(INFORMATION begins)
-  constexpr int NF = BLK4 ? 2 : 8, ND = BLK4 ? 2 * FL : FD;
-  unsigned fr[NF][ND], frn[NF][ND];
-  unsigned a16[8], a16n[8];
-  auto issue = [&](int kb, unsigned (&f)[NF][ND], unsigned (&a)[8]) {
-    if constexpr (BLK4) {
-#pragma unroll
-      for (int h = 0; h < 2; ++h) {
-        const int b = kb + 8 * kg + 4 * h;
-        const unsigned vo = (b < b1 && fok) ? (unsigned)(((long long)(b >> 2) * F + fcol) * 8) : f_bytes;
-        if constexpr (FL == 1) {
-          const u32x2 q = __builtin_amdgcn_raw_buffer_load_b64(rs_f, vo, 0, 0);
-          f[h][0] = q.x;
-          f[h][ND - 1] = q.y;
-        } else {
-          const u32x4 q = __builtin_amdgcn_raw_buffer_load_b128(rs_f, vo, 0, 0);
-#pragma unroll
-          for (int d = 0; d < 4; ++d) f[h][d] = q[d];
-        }
-      }
-    }
-#pragma unroll
-    for (int j = 0; j < 8; ++j) {
-      const int b = kb + 8 * kg + j;
-      const bool in = b < b1;
-      if constexpr (!BLK4) {
-        const unsigned vo = (in && fok) ? (unsigned)((long long)b * F * 2 + fcol * 2) : f_bytes;
-        if constexpr (FL == 1) {
-          f[j][0] = (unsigned)(unsigned short)__builtin_amdgcn_raw_buffer_load_b16(rs_f, vo, 0, 0);
-        } else if constexpr (FL == 2) {
-          f[j][0] = __builtin_amdgcn_raw_buffer_load_b32(rs_f, vo, 0, 0);
-        } else {
-          const u32x2 q = __builtin_amdgcn_raw_buffer_load_b64(rs_f, vo, 0, 0);
-          f[j][0] = q.x;
-          f[j][FD - 1] = q.y;
-        }
-      }
-      a[j] = (unsigned)(unsigned short)__builtin_amdgcn_raw_buffer_load_b16(
-          rs_dl, (in && n < Cout) ? (unsigned)b * (unsigned)Cout * 2u + 2u * n : dl_bytes, 0, 0);
-    }
-  };
+  DwBlock<FW, BLK4> cur, nxt;
   DCTN_STAMP_G(0);
-  if (b0 < b1) issue(b0, fr, a16);
+  if (b0 < b1) dw_block_issue<FW, BLK4>(rs_f, rs_dl, l, b0, b1, cur);
   for (int kb = b0; kb < b1; kb += 32) {
-    if (kb + 32 < b1) issue(kb + 32, frn, a16n);
+    if (kb + 32 < b1) dw_block_issue<FW, BLK4>(rs_f, rs_dl, l, kb + 32, b1, nxt);
     __builtin_amdgcn_sched_barrier(0);
-    int4v at;
-#pragma unroll
-    for (int d = 0; d < 4; ++d) at[d] = (int)(a16[2 * d] | (a16[2 * d + 1] << 16));
-#pragma unroll
-    for (int j = 0; j < FL; ++j) {
-      int4v bf;
-      if constexpr (BLK4) {
-#pragma unroll
-        for (int d = 0; d < 4; ++d) bf[d] = (int)fr[d >> 1][2 * j + (d & 1)];
-      } else {
-        const unsigned sel = (j & 1) ? 0x07060302u : 0x05040100u;
-#pragma unroll
-        for (int d = 0; d < 4; ++d)
-          bf[d] = FL == 1 ? (int)(fr[2 * d][0] | (fr[2 * d + 1][0] << 16))
-                          : (int)__builtin_amdgcn_perm(fr[2 * d + 1][j >> 1], fr[2 * d][j >> 1], sel);
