diff --git a/multi_view_stereonet_amd/csrc/mvsn_misc.hip b/multi_view_stereonet_amd/csrc/mvsn_misc.hip
--- a/multi_view_stereonet_amd/csrc/mvsn_misc.hip
+++ b/multi_view_stereonet_amd/csrc/mvsn_misc.hip
@@ -252,6 +252,52 @@
   uint8_t *dst = out + (rowid * 2) * (size_t)(win * 2) + gx * 16;
   __builtin_nontemporal_store(o, reinterpret_cast<u32x4 *>(dst));
   __builtin_nontemporal_store(o, reinterpret_cast<u32x4 *>(dst + win * 2));
+}
+
+struct MaskLevels {
+  uint8_t *out[8];
+};
+__global__ __launch_bounds__(256) void upsample_mask_pyramid_kernel(const uint8_t *__restrict__ in, int win,
+                                                                    int groups_per_row, size_t total_groups, int levels,
+                                                                    MaskLevels lv, MVSN_VIS10) {
+  __shared__ uint2 src[256];
+  const size_t g0 = (size_t)blockIdx.x * 256;
+  __shared__ int2 pos[256];
+  if (g0 + threadIdx.x < total_groups) {
+    src[threadIdx.x] = *reinterpret_cast<const uint2 *>(in + (g0 + threadIdx.x) * 8);
+    const size_t rowid = (g0 + threadIdx.x) / groups_per_row;
+    pos[threadIdx.x] = make_int2((int)rowid, (int)(g0 + threadIdx.x - rowid * groups_per_row));
+  }
+  __syncthreads();
+  typedef unsigned u32x4 __attribute__((ext_vector_type(4)));
+#pragma unroll 1
+  for (int l = 1; l <= levels; ++l) {
+    uint8_t *out = lv.out[0];
+#pragma unroll
+    for (int i = 1; i < 8; ++i)
+      if (i == l - 1) out = lv.out[i];
+    const int f = 1 << l, kb = l - 1;
+    const size_t wout = (size_t)win << l;
+    for (int idx = threadIdx.x; idx < (256 << kb) * f; idx += 256) {
+      const int k = idx & ((1 << kb) - 1), gl = (idx >> kb) & 255, r = idx >> (kb + 8);
+      if (g0 + gl >= total_groups) continue;
+      const uint2 w = src[gl];
+      u32x4 o;
+      if (l == 1) {
+        o[0] = __builtin_amdgcn_perm(w.x, w.x, 0x01010000u);
+        o[1] = __builtin_amdgcn_perm(w.x, w.x, 0x03030202u);
+        o[2] = __builtin_amdgcn_perm(w.y, w.y, 0x01010000u);
+        o[3] = __builtin_amdgcn_perm(w.y, w.y, 0x03030202u);
+      } else {
+        const unsigned long long ww = ((unsigned long long)w.y << 32) | w.x;
+#pragma unroll
+        for (int i = 0; i < 4; ++i) o[i] = (unsigned)((ww >> (8 * ((16 * k + 4 * i) >> l))) & 0xffu) * 0x01010101u;
+      }
+      const int2 at = pos[gl];
+      uint8_t *dst = out + (((size_t)at.x << l) + r) * wout + ((size_t)at.y * 8 << l) + 16 * k;
+      __builtin_nontemporal_store(o, reinterpret_cast<u32x4 *>(dst));
+    }
+  }
 }
 
 __global__ __launch_bounds__(256) void area_downsample_kernel(const float *__restrict__ in, int hin, int win,
@@ -515,6 +561,40 @@
   return mvsn::check_launch("mvsn_upsample_mask");
 }
 
+extern "C" int mvsn_upsample_mask_pyramid(const uint8_t *in, int n, int channels, int rows, int cols, int levels,
+                                          uint8_t *const *out, mvsn_stream_t stream) {
+  MVSN_REQUIRE(in && out, MVSN_E_BADARG, "mvsn_upsample_mask_pyramid: null pointer");
+  MVSN_REQUIRE(n > 0 && channels > 0 && rows > 0 && cols > 0 && levels >= 1 && levels <= 8, MVSN_E_BADARG,
+               "mvsn_upsample_mask_pyramid: bad sizes");
+  size_t align = (size_t)in;
+  for (int l = 0; l < levels; ++l) {
+    MVSN_REQUIRE(out[l], MVSN_E_BADARG, "mvsn_upsample_mask_pyramid: null pointer");
+    align |= (size_t)out[l];
+  }
+  const size_t in_rows = (size_t)n * channels * rows;
+  MVSN_REQUIRE(((long long)rows << levels) <= 2147483647ll && ((long long)cols << levels) <= 2147483647ll, MVSN_E_TOOLARGE,
+               "mvsn_upsample_mask_pyramid: level size");
+  if (cols % 8 != 0 || (align & 15) != 0 || in_rows > 2147483647ull) {
+    const uint8_t *from = in;
+    for (int l = 0; l < levels; ++l) {
+      if (int rc = mvsn_upsample_mask(from, n, channels, rows << l, cols << l, rows << (l + 1), cols << (l + 1), out[l], stream))
+        return rc;
+      from = out[l];
+    }
+    return 0;
+  }
+  const size_t groups = in_rows * (cols / 8);
+  MVSN_REQUIRE((groups + 255) / 256 < 2147483647ull, MVSN_E_TOOLARGE, "mvsn_upsample_mask_pyramid: grid");
+  mvsn::MaskLevels lv = {};
+  for (int l = 0; l < 8; ++l) lv.out[l] = out[l < levels ? l : 0];
+  hipLaunchKernelGGL(mvsn::upsample_mask_pyramid_kernel, dim3((unsigned)((groups + 255) / 256)), dim3(256), 0,
+                     (hipStream_t)stream, in, cols, cols / 8, groups, levels, lv, (const void *)lv.out[0],
+                     (const void *)lv.out[1], (const void *)lv.out[2], (const void *)lv.out[3], (const void *)lv.out[4],
+                     (const void *)lv.out[5], (const void *)lv.out[6], (const void *)lv.out[7], (const void *)nullptr,
+                     (const void *)nullptr);
+  return mvsn::check_launch("mvsn_upsample_mask_pyramid");
+}
+
 extern "C" int mvsn_area_downsample(const float *in, int n, int channels, int rows_in, int cols_in, float *out,
                                     mvsn_stream_t stream) {
   MVSN_REQUIRE(in && out, MVSN_E_BADARG, "mvsn_area_downsample: null pointer");
diff --git a/multi_view_stereonet_amd/csrc/mvsn_warp.hip b/multi_view_stereonet_amd/csrc/mvsn_warp.hip
--- a/multi_view_stereonet_amd/csrc/mvsn_warp.hip
+++ b/multi_view_stereonet_amd/csrc/mvsn_warp.hip
@@ -27,11 +27,9 @@
 }
 
 template <bool SPLIT>
-__global__ __launch_bounds__(256) void homography_warp_kernel(const float *__restrict__ image,
-                                                              const float *__restrict__ H, int h_bstride, int C,
-                                                              int n_planes, int rows, int cols, int cgroups,
-                                                              float *__restrict__ volume,
-                                                              uint8_t *__restrict__ mask) {
+__device__ __forceinline__ void warp_pixel(const float *__restrict__ img, int b, const float *__restrict__ H, int h_bstride,
+                                           int C, int n_planes, int rows, int cols, int cgroups,
+                                           float *__restrict__ volume, uint8_t *__restrict__ mask) {
   const int P = rows * cols;
 #ifdef MVSN_WARP_NO_XCD_BANDS
   const int pbx = blockIdx.x;
@@ -41,7 +39,6 @@
   const int cg = SPLIT ? blockIdx.x % cgroups : 0, pb = SPLIT ? blockIdx.x / cgroups : pbx;
   const int p = pb * blockDim.x + threadIdx.x;
   const int plane = blockIdx.y;
-  const int b = blockIdx.z;
   if (p >= P) return;
   const int cper = (C + cgroups - 1) / cgroups;
   const int c_lo = SPLIT ? cg * cper : 0, c_hi = SPLIT ? (c_lo + cper < C ? c_lo + cper : C) : C;
@@ -54,7 +51,6 @@
   Bilinear t = bilinear_taps(c.ix, c.iy, rows, cols);
   if (cg == 0) mask[((size_t)b * n_planes + plane) * P + p] = c.outside ? 1 : 0;
   const float keep = c.outside ? 0.0f : 1.0f;
-  const float *img = image + (size_t)b * C * P;
   float *out = volume + (((size_t)b * C) * n_planes + plane) * P + p;
   if (cols >= 2) {
     const int xb = t.x0 < cols - 1 ? t.x0 : cols - 2;
@@ -79,15 +75,23 @@
   }
 }
 
+template <bool SPLIT>
+__global__ __launch_bounds__(256) void homography_warp_kernel(const float *__restrict__ image,
+                                                              const float *__restrict__ H, int h_bstride, int C,
+                                                              int n_planes, int rows, int cols, int cgroups,
+                                                              float *__restrict__ volume,
+                                                              uint8_t *__restrict__ mask) {
+  const int b = blockIdx.z;
+  warp_pixel<SPLIT>(image + (size_t)b * C * rows * cols, b, H, h_bstride, C, n_planes, rows, cols, cgroups, volume, mask);
+}
+
 template <int PX>
-__global__ __launch_bounds__(256) void homography_warp_px_kernel(const float *__restrict__ image,
-                                                                 const float *__restrict__ H, int h_bstride, int C,
-                                                                 int n_planes, int rows, int cols,
-                                                                 float *__restrict__ volume, uint8_t *__restrict__ mask) {
+__device__ __forceinline__ void warp_pixels(const float *__restrict__ img, int b, const float *__restrict__ H, int h_bstride,
+                                            int C, int n_planes, int rows, int cols, float *__restrict__ volume,
+                                            uint8_t *__restrict__ mask) {
   const int P = rows * cols, Q = P / PX;
   const int q = xcd_tile_index(blockIdx.x, gridDim.x) * blockDim.x + threadIdx.x;
   const int plane = blockIdx.y;
-  const int b = blockIdx.z;
   if (q >= Q) return;
   const float *Hp = H + (size_t)b * h_bstride + plane * 9;
   float Hl[9];
@@ -113,7 +117,6 @@
   unsigned *mp = reinterpret_cast<unsigned *>(mask + ((size_t)b * n_planes + plane) * P + p);
 #pragma unroll
   for (int k = 0; k < PX / 4; ++k) mp[k] = mbits[k];
-  const float *img = image + (size_t)b * C * P;
   float *out = volume + (((size_t)b * C) * n_planes + plane) * P + p;
   typedef float f2u __attribute__((ext_vector_type(2), aligned(4)));
   for (int ch = 0; ch < C; ++ch) {
@@ -130,6 +133,34 @@
       __builtin_nontemporal_store(v, reinterpret_cast<floatx4 *>(out + (size_t)ch * n_planes * P + k4 * 4));
     }
   }
+}
+
+template <int PX>
+__global__ __launch_bounds__(256) void homography_warp_px_kernel(const float *__restrict__ image,
+                                                                 const float *__restrict__ H, int h_bstride, int C,
+                                                                 int n_planes, int rows, int cols,
+                                                                 float *__restrict__ volume, uint8_t *__restrict__ mask) {
+  const int b = blockIdx.z;
+  warp_pixels<PX>(image + (size_t)b * C * rows * cols, b, H, h_bstride, C, n_planes, rows, cols, volume, mask);
+}
+
+struct WarpSources {
+  const float *image[8];
+};
+template <int PX>
+__global__ __launch_bounds__(256) void homography_warp_sources_kernel(WarpSources src, int batch,
+                                                                      const float *__restrict__ H, int h_bstride, int C,
+                                                                      int n_planes, int rows, int cols,
+                                                                      float *__restrict__ volume,
+                                                                      uint8_t *__restrict__ mask, MVSN_VIS10) {
+  const int n = blockIdx.z, s = n / batch;
+  const float *img = src.image[0];
+#pragma unroll
+  for (int i = 1; i < 8; ++i)
+    if (i == s) img = src.image[i];
+  img += (size_t)(n - s * batch) * C * rows * cols;
+  if constexpr (PX == 1) warp_pixel<false>(img, n, H, h_bstride, C, n_planes, rows, cols, 1, volume, mask);
+  else warp_pixels<PX>(img, n, H, h_bstride, C, n_planes, rows, cols, volume, mask);
 }
 
 int warp_launch(const float *image, const float *H, int h_bstride, int batch, int channels, int n_planes, int rows,
@@ -158,6 +189,50 @@
   return check_launch("mvsn_homography_warp");
 }
 
+int warp_sources_launch(const float *const *images, int n_sources, const float *H, int batch, int channels, int n_planes,
+                        int rows, int cols, float *volume, uint8_t *mask, hipStream_t stream) {
+  const int P = rows * cols, N = n_sources * batch, h_bstride = 9 * n_planes;
+  const long threads = (long)((P + 255) / 256) * 256 * n_planes * N;
+  if (channels > 8 && threads < 4L * 64 * 4 * device_cus()) {
+    for (int s = 0; s < n_sources; ++s)
+      if (int rc = warp_launch(images[s], H + (size_t)s * batch * h_bstride, h_bstride, batch, channels, n_planes, rows, cols,
+                               volume + (size_t)s * batch * channels * n_planes * P, mask + (size_t)s * batch * n_planes * P, stream))
+        return rc;
+    return 0;
+  }
+  WarpSources src = {};
+  for (int s = 0; s < 8; ++s) src.image[s] = images[s < n_sources ? s : 0];
+  auto run = [&](auto kern, unsigned gx) {
+    hipLaunchKernelGGL(kern, dim3(gx, n_planes, N), dim3(256), 0, stream, src, batch, H, h_bstride, channels, n_planes, rows,
+                       cols, volume, mask, (const void *)src.image[0], (const void *)src.image[1], (const void *)src.image[2],
+                       (const void *)src.image[3], (const void *)src.image[4], (const void *)src.image[5],
+                       (const void *)src.image[6], (const void *)src.image[7], (const void *)nullptr,
+                       (const void *)nullptr);
+    return check_launch("mvsn_homography_warp_sources");
+  };
+  if (MVSN_WARP_PX && cols % MVSN_WARP_PX == 0 && ((((size_t)volume | (size_t)mask) & 15) == 0) &&
+      threads / MVSN_WARP_PX >= 16L * 64 * 4 * device_cus()) {
+    constexpr int PX = MVSN_WARP_PX ? MVSN_WARP_PX : 4;
+    return run(homography_warp_sources_kernel<PX>, (unsigned)((P / PX + 255) / 256));
+  }
+  return run(homography_warp_sources_kernel<1>, (unsigned)((P + 255) / 256));
+}
+
+}
+
+extern "C" int mvsn_homography_warp_sources(const float *const *images, int n_sources, const float *H, int batch,
+                                            int channels, int n_planes, int rows, int cols, float *volume, uint8_t *mask,
+                                            mvsn_stream_t stream) {
+  MVSN_REQUIRE(images && H && volume && mask, MVSN_E_BADARG, "mvsn_homography_warp_sources: null pointer");
+  MVSN_REQUIRE(n_sources >= 1 && n_sources <= 8, MVSN_E_BADARG, "mvsn_homography_warp_sources: 1..8 sources");
+  for (int s = 0; s < n_sources; ++s)
+    MVSN_REQUIRE(images[s], MVSN_E_BADARG, "mvsn_homography_warp_sources: null pointer");
+  MVSN_REQUIRE(batch > 0 && channels > 0 && n_planes > 0 && rows > 0 && cols > 0, MVSN_E_BADARG,
+               "mvsn_homography_warp_sources: bad sizes");
+  MVSN_REQUIRE(n_planes <= 65535 && (long)batch * n_sources <= 65535, MVSN_E_TOOLARGE,
+               "mvsn_homography_warp_sources: grid too large");
+  return mvsn::warp_sources_launch(images, n_sources, H, batch, channels, n_planes, rows, cols, volume, mask,
+                                   (hipStream_t)stream);
 }
 
 extern "C" int mvsn_homography_warp(const float *image, const float *H, int batch, int channels, int n_planes,
diff --git a/multi_view_stereonet_amd/multi_view_stereonet.py b/multi_view_stereonet_amd/multi_view_stereonet.py
--- a/multi_view_stereonet_amd/multi_view_stereonet.py
+++ b/multi_view_stereonet_amd/multi_view_stereonet.py
@@ -673,10 +673,34 @@
     def use_towers(self) -> bool:
         return bool(self.towers and self.winograd and not self.fold_residual_blocks)
 
-    def feature_network(self, image: torch.Tensor) -> List[torch.Tensor]:
-        pyr = [image]
-        x = image
-        for i in range(3):
+    def head_frames_ok(self, n: int, rows: int, cols: int) -> bool:
+        c = self.fe_down[0]
+        return bool(c.packed_bx is None and c.packed_wino is None and
+                    self.lib.mvsn_conv_head_frames_supported(ctypes.byref(c.desc(n, 1, rows, cols))))
+
+    def conv_head_frames(self, first: torch.Tensor, rest: torch.Tensor, c: Optional[_Conv] = None) -> torch.Tensor:
+        c = self.fe_down[0] if c is None else c
+        n, (rows, cols) = first.shape[0] + rest.shape[0], first.shape[-2:]
+        assert first.shape[1:] == rest.shape[1:] and first.is_contiguous() and rest.is_contiguous()
+        d = c.desc(n, 1, rows, cols)
+        out = self.empty((n, c.cout, (rows - 1) // 2 + 1, (cols - 1) // 2 + 1), dtype=torch.float32, device=first.device)
+        self._call(f"mvsn_conv_forward[conv2d k{c.kh}s2 {c.cin}->{c.cout}{self.level_tag}]", self.lib.mvsn_conv_head_frames,
+                   ctypes.byref(d), _native.ptr(first) if first.shape[0] else None, first.shape[0],
+                   _native.ptr(rest) if rest.shape[0] else None, _native.ptr(c.packed),
+                   _native.ptr(c.bias), _native.ptr(out), _native.stream(),
+                   flops=2.0 * c.cin * c.kh * c.kw * c.cout * out[:, 0].numel(),
+                   nbytes=4.0 * (first.numel() + rest.numel() + out.numel()))
+        return out
+
+    def feature_network(self, image) -> List[torch.Tensor]:
+        if isinstance(image, tuple):
+            pyr = [image[0]]
+            x = self.conv_head_frames(*image)
+        else:
+            pyr = [image]
+            x, _ = self.conv(self.fe_down[0], image)
+        pyr.append(x)
+        for i in range(1, 3):
             x, _ = self.conv(self.fe_down[i], x)
             pyr.append(x)
         x, _ = self.conv(self.fe_down[3], x)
(INFORMATION ends)
— YOUR TASK —
Give the exact lines, and only those, from the line containing "0; j < FL; ++j)" through the line containing "for (int idx" in the entries above.

— EXERCISE OUTPUT —
-    for (int j = 0; j < FL; ++j) {
-      int4v bf;
-      if constexpr (BLK4) {
-#pragma unroll
-        for (int d = 0; d < 4; ++d) bf[d] = (int)fr[d >> 1][2 * j + (d & 1)];
-      } else {
-        const unsigned sel = (j & 1) ? 0x07060302u : 0x05040100u;
-#pragma unroll
-        for (int d = 0; d < 4; ++d)
-          bf[d] = FL == 1 ? (int)(fr[2 * d][0] | (fr[2 * d + 1][0] << 16))
-                          : (int)__builtin_amdgcn_perm(fr[2 * d + 1][j >> 1], fr[2 * d][j >> 1], sel);
diff --git a/multi_view_stereonet_amd/csrc/mvsn_misc.hip b/multi_view_stereonet_amd/csrc/mvsn_misc.hip
--- a/multi_view_stereonet_amd/csrc/mvsn_misc.hip
+++ b/multi_view_stereonet_amd/csrc/mvsn_misc.hip
@@ -252,6 +252,52 @@
   uint8_t *dst = out + (rowid * 2) * (size_t)(win * 2) + gx * 16;
   __builtin_nontemporal_store(o, reinterpret_cast<u32x4 *>(dst));
   __builtin_nontemporal_store(o, reinterpret_cast<u32x4 *>(dst + win * 2));
+}
+
+struct MaskLevels {
+  uint8_t *out[8];
+};
+__global__ __launch_bounds__(256) void upsample_mask_pyramid_kernel(const uint8_t *__restrict__ in, int win,
+                                                                    int groups_per_row, size_t total_groups, int levels,
+                                                                    MaskLevels lv, MVSN_VIS10) {
+  __shared__ uint2 src[256];
+  const size_t g0 = (size_t)blockIdx.x * 256;
+  __shared__ int2 pos[256];
+  if (g0 + threadIdx.x < total_groups) {
+    src[threadIdx.x] = *reinterpret_cast<const uint2 *>(in + (g0 + threadIdx.x) * 8);
+    const size_t rowid = (g0 + threadIdx.x) / groups_per_row;
+    pos[threadIdx.x] = make_int2((int)rowid, (int)(g0 + threadIdx.x - rowid * groups_per_row));
+  }
+  __syncthreads();
+  typedef unsigned u32x4 __attribute__((ext_vector_type(4)));
+#pragma unroll 1
+  for (int l = 1; l <= levels; ++l) {
+    uint8_t *out = lv.out[0];
+#pragma unroll
+    for (int i = 1; i < 8; ++i)
+      if (i == l - 1) out = lv.out[i];
+    const int f = 1 << l, kb = l - 1;
+    const size_t wout = (size_t)win << l;
+    for (int idx = threadIdx.x; idx < (256 << kb) * f; idx += 256) {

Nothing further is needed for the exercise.